# HELPFUL Hints and Technics for starting Cannabis Seeds feel free to add more.



## ROSTERMAN (May 2, 2021)

*Simply Germination Guide*
*1. Have everything you need to hand.* Purified or bottled water, tweezers, paper towels, your seeds and a dinner plate.





*2. Fold your paper towels* and place one neatly onto your plate.




*3. Add a little water* to moisten the towel.




*4. Take your seeds and place them neatly onto the towel*, leaving an inch or so of space between each one.




*5. Place the other paper towel over your seeds*, adding enough water to keep everything moist.




*6. Make sure there is no free standing water* by lifting up the paper towel.




*7. Put the plate in a warm dark place*, a cupboard or a drawer will suffice. 




*8. Leave the seeds for 24 to 120 hours* or until they have popped a taproot.

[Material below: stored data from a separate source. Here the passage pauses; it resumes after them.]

static void prior_join(lio_est *e);
static int solve_dev_prepare(lio_est *e, int max_it, bool assemble_only);
static int slide_window(lio_est *e);
static MargPrior marg_algebra(Mat A, Vec b, int O, std::vector<double> x0_pose, std::vector<double> x0_sb, const double *x0_ex);
static int marginalize(lio_est *e) {
  const int O = e->O, pivot = e->W - O;
  const int m = 15, nr = 15 * O + 6, pos = m + nr;
  Mat A(pos, pos);
  Vec b(pos, 0.0);
  auto idx_pose = [&](int k) { return k == 0 ? 0 : m + 15 * (k - 1); };
  auto idx_sb = [&](int k) { return k == 0 ? 6 : m + 15 * (k - 1) + 6; };
  const int idx_ex = m + 15 * O;
  if (e->prior.valid) {
    const MargPrior &pr = e->prior;
    Vec dx;
    prior_dx(e, pr, dx);
    Vec Hdx;
    matvec(pr.Hp, dx, Hdx);
    auto map = [&](int pi) {
      if (pi >= 15 * O) return idx_ex + (pi - 15 * O);
      int k = pi / 15, a = pi % 15;
      return (a < 6 ? idx_pose(k) + a : idx_sb(k) + (a - 6));
    };
    for (int a = 0; a < pr.n; ++a) {
      const int ia = map(a);
      b[ia] += Hdx[a] + pr.bp[a];
      for (int c = 0; c < pr.n; ++c) A(ia, map(c)) += pr.Hp(a, c);
    }
  }
  if (e->cfg.imu_factor && e->pre[pivot + 1]->sum_dt < 10.0) {
    double r[15], J[15][30];
    imu_factor_evaluate30(*e->pre[pivot + 1], e->para_pose[0].data(), e->para_sb[0].data(), e->para_pose[1].data(), e->para_sb[1].data(), r, J);
    int col[30];
    for (int c = 0; c < 6; ++c) { col[c] = idx_pose(0) + c; col[15 + c] = idx_pose(1) + c; }
    for (int c = 0; c < 9; ++c) { col[6 + c] = idx_sb(0) + c; col[21 + c] = idx_sb(1) + c; }
    add_JtJ_mapped(&J[0][0], r, 15, 30, col, A, b);
  }
  if (e->cfg.point_distance_factor) {
    std::vector<FrameTerms> ft;
    int rc = eval_lidar(e, ft);
    if (rc != LIO_OK) return rc;
    for (int i = 1; i <= O; ++i) add_lidar_block(e->h_S + (i - 1) * kAsmStride, ft[i].M, &A, &b, idx_pose(0), idx_pose(i), idx_ex);
  }
  MargJob &job = e->mjob;
  job.O = O;
  job.A.r = A.r; job.A.c = A.c; job.A.d.swap(A.d);
  job.b.swap(b);
  job.x0_pose.resize(7 * O); job.x0_sb.resize(9 * O);
  for (int k = 1; k <= O; ++k) {
    std::memcpy(&job.x0_pose[7 * (k - 1)], e->para_pose[k].data(), 7 * sizeof(double));
    std::memcpy(&job.x0_sb[9 * (k - 1)], e->para_sb[k].data(), 9 * sizeof(double));
  }
  std::memcpy(job.x0_ex, e->para_ex, sizeof(job.x0_ex));
  job.stashed = true;
  if (!e->cfg.overlap_marginalization) {
    job.stashed = false;
    e->prior = marg_algebra(std::move(job.A), std::move(job.b), job.O, std::move(job.x0_pose), std::move(job.x0_sb), job.x0_ex);
    e->hp_exp_valid = false;
  }
  return LIO_OK;
}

*9. Once your seeds have a healthy taproot, they are ready for planting.*




Good Luck


----------



## WeedHopper (May 2, 2021)

I have done that many times except i put the paper towel in a big baggie and stick over the fridge in the cabinet.
Other wise i plant directly into soil and keep it wet and covered with a small container to keep it moist,,other wise the sun dries the soil to quick.


----------



## archtype111 (May 3, 2021)

WeedHopper said:


> I have done that many times except i put the paper towel in a big baggie and stick over the fridge in the cabinet.
> Other wise i plant directly into soil and keep it wet and covered with a small container to keep it moist,,other wise the sun dries the soil to quick.


Same, cabinet above heat register that my wife uses to Raise bread.


----------



## pute (May 3, 2021)

I always soak my seeds in a water/hydrogen peroxide mix for 24 hours before.  Kills all pathogens and you will get better results.   Only a tsp of hydrogen peroxide in a glass of water.  When they sink do the steps above.  If they don't sink in 24 to 48 hrs there is a good chance the seed won't sprout.


----------



## ROSTERMAN (May 3, 2021)

Use for older seeds to help them germinate


----------



## guerilla1950 (May 3, 2021)

evening  never heard of seed scufing  learn some  every day


----------



## ROSTERMAN (May 4, 2021)

guerilla1950 said:


> evening  never heard of seed scufing  learn some  every day


This method is used mostly with older seeds or seeds you have tried to pop but never popped , if you have more of what you think are bad seeds because they did not pop try scufing the rest before planting.
New Seeds should not need this.
This allows the outer shell protecting the seed inside to break open easier thus get moisture allowing germination to occur .


----------



## nobogart (May 4, 2021)

call me lazy ........but i just toss mine in a swelled up peat pod  and toss it in a zip lock 99% of the time they are up in 2 days. i doo put a dilute kelp solution to swell the pods.


----------



## guerilla1950 (May 4, 2021)

nothing like advice  can't be a bad thing  thanx


----------



## Asparabis (May 4, 2021)

I'm a first time grower this year and I had a devil of a time getting started. My first recommendations for any first timer would be, however many seeds you plan to buy...add on about half again that many and if you have trouble getting going you have some cushion in your seed stockpile. Second, *patience*. Just because you have performed the ritual and read the scrolls aloud does not mean instant results. You may have to try different methods to find where your luck is, if so you may not have sprouts for maybe 3 weeks or so.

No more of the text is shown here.